___ Material provided

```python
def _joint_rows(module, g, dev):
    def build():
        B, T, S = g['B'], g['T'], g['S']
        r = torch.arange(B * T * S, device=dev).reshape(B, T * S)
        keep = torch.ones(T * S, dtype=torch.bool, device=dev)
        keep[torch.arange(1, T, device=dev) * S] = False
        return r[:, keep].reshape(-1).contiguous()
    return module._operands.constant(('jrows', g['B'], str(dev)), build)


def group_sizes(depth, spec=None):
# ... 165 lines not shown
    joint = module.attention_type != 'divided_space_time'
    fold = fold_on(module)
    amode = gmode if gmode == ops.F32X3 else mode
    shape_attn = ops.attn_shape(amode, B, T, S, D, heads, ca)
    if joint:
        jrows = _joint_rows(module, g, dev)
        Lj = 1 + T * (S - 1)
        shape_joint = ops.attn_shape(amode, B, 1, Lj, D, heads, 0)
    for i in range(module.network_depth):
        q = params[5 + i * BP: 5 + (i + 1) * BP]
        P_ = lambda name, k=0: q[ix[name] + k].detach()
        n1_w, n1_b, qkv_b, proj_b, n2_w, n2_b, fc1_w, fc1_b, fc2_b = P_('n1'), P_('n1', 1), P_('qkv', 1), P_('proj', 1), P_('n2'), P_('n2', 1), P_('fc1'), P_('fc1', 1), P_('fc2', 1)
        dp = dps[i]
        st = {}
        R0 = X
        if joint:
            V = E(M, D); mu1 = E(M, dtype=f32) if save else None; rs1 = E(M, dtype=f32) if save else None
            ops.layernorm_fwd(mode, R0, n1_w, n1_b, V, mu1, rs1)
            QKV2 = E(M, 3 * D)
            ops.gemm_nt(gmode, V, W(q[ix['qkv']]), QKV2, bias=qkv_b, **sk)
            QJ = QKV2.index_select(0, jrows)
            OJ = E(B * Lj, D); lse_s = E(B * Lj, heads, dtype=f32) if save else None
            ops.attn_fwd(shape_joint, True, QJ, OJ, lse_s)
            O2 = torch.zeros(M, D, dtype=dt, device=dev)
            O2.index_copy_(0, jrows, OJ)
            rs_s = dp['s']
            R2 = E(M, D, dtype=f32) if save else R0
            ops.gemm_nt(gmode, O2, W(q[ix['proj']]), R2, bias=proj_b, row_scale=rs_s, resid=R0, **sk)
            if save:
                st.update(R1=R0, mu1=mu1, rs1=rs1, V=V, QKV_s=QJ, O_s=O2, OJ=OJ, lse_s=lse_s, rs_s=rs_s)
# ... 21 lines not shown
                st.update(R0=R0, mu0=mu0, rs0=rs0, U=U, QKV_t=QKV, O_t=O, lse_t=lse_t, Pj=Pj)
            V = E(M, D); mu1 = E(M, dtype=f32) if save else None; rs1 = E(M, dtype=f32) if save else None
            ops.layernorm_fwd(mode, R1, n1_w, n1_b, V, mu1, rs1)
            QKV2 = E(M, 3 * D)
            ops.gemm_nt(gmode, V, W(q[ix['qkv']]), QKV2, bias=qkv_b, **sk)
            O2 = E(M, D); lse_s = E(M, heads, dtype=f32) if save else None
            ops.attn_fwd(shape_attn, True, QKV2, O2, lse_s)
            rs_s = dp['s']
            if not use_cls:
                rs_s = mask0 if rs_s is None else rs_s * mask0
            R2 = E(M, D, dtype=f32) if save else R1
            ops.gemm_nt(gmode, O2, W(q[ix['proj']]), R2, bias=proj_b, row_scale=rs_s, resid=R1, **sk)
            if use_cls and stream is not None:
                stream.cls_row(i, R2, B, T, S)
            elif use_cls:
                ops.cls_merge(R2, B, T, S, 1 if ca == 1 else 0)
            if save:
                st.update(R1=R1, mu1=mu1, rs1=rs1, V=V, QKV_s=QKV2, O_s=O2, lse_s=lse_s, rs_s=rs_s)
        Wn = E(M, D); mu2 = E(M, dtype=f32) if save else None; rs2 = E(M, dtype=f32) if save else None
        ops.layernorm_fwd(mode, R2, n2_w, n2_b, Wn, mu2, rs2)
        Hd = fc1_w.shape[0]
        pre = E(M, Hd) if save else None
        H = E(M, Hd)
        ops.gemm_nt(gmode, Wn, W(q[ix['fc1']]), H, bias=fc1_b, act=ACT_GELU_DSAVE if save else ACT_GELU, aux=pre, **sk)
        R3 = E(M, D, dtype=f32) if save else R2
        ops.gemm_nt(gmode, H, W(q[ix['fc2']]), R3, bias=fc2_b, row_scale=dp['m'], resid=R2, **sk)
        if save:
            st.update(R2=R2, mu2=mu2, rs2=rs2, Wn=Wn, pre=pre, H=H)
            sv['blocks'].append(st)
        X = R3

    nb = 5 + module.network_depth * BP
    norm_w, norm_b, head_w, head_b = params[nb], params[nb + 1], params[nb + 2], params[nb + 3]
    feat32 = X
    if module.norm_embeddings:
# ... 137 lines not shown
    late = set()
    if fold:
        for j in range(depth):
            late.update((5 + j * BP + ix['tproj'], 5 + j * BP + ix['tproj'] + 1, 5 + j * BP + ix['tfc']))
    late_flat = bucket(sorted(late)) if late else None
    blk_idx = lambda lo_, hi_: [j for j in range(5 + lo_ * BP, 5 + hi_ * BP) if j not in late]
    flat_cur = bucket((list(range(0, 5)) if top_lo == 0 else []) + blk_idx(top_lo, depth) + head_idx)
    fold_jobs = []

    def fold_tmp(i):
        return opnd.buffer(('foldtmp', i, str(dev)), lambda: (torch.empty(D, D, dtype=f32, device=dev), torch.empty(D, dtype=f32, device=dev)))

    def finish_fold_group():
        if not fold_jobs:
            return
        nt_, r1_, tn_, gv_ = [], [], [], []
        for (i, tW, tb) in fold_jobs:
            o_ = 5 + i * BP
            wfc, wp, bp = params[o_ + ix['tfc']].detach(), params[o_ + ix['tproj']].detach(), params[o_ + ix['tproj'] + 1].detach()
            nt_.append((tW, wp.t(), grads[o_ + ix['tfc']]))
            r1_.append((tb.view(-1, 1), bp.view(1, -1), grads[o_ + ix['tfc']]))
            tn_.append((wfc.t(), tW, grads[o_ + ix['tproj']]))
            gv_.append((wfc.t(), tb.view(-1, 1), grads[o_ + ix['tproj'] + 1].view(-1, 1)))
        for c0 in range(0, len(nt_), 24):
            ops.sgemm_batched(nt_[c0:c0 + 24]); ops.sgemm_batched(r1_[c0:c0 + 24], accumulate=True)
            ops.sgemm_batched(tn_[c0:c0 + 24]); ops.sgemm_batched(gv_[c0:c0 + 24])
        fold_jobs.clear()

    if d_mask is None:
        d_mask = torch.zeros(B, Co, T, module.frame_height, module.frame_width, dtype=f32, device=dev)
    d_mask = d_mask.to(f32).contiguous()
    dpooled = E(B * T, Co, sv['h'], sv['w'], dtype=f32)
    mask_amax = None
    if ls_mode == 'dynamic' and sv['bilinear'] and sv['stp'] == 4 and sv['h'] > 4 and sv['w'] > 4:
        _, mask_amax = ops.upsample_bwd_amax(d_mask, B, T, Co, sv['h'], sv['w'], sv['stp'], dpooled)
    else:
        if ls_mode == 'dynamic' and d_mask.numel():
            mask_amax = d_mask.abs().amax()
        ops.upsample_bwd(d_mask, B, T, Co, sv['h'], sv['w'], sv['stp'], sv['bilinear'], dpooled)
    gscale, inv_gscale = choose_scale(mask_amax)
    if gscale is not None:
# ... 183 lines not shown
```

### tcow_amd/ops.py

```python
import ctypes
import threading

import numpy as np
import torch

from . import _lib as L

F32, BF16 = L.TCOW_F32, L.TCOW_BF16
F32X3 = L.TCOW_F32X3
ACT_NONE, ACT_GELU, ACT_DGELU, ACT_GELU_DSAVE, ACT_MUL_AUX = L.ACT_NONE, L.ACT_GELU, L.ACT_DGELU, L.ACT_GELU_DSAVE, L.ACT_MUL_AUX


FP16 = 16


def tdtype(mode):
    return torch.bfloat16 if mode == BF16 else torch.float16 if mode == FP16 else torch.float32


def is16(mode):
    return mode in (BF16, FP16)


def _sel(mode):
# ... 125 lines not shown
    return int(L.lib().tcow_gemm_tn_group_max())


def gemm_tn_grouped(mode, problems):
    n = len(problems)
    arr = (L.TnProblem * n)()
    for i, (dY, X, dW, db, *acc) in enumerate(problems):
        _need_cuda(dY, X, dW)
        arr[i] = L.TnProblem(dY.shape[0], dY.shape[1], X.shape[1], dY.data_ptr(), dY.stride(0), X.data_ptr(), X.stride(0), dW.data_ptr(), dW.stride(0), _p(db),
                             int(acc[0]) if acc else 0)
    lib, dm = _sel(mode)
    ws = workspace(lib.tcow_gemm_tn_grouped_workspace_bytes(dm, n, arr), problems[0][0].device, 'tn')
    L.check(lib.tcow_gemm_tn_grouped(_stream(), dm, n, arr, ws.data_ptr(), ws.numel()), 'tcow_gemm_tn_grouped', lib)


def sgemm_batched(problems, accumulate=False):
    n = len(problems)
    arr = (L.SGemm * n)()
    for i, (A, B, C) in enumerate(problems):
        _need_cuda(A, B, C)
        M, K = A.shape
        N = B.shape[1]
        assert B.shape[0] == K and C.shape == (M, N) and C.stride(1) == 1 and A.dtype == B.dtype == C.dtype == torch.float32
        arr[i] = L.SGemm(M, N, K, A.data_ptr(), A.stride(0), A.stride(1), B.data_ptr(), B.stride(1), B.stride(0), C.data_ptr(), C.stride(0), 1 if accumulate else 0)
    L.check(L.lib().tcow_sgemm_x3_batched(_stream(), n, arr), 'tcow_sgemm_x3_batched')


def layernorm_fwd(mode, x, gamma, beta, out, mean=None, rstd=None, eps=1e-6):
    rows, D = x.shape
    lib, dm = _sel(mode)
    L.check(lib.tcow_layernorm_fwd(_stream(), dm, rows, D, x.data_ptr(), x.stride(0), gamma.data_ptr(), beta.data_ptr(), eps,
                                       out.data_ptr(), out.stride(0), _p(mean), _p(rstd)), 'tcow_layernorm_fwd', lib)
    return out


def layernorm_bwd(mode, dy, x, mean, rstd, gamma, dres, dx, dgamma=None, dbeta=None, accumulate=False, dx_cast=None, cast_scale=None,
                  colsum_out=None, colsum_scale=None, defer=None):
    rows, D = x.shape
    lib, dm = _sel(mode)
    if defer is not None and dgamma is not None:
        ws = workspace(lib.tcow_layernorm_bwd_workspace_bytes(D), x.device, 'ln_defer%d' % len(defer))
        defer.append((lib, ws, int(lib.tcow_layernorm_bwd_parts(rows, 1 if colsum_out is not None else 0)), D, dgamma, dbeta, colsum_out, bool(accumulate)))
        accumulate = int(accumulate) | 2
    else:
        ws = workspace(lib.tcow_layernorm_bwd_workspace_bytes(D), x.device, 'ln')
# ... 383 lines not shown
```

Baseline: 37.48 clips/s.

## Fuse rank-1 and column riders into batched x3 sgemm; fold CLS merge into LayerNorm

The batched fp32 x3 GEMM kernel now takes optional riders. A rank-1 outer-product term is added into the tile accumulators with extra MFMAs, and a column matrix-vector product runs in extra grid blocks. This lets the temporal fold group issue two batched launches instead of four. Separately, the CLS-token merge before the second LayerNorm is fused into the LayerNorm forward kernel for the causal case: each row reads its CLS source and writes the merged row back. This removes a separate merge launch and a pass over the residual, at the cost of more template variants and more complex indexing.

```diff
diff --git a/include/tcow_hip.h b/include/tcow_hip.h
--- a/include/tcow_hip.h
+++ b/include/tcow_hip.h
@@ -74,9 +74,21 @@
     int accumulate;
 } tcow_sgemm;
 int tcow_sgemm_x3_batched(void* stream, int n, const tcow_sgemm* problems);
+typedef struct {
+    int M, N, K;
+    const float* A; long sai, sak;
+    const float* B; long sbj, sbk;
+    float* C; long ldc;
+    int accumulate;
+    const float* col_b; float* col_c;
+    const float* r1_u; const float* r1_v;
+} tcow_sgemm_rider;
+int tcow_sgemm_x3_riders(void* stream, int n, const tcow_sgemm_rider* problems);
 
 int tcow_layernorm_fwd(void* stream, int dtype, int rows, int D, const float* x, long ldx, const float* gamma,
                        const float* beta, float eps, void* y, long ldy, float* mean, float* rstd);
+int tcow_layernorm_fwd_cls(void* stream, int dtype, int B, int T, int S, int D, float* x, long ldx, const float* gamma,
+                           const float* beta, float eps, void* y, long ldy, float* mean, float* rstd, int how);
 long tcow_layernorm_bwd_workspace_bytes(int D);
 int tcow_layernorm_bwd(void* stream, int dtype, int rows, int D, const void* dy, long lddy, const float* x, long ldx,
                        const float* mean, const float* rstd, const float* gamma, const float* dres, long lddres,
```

______

_Required work:_ Each line of the entries above that contains "False" is to be copied.

_Result of the task:_
        keep[torch.arange(1, T, device=dev) * S] = False
def sgemm_batched(problems, accumulate=False):
def layernorm_bwd(mode, dy, x, mean, rstd, gamma, dres, dx, dgamma=None, dbeta=None, accumulate=False, dx_cast=None, cast_scale=None,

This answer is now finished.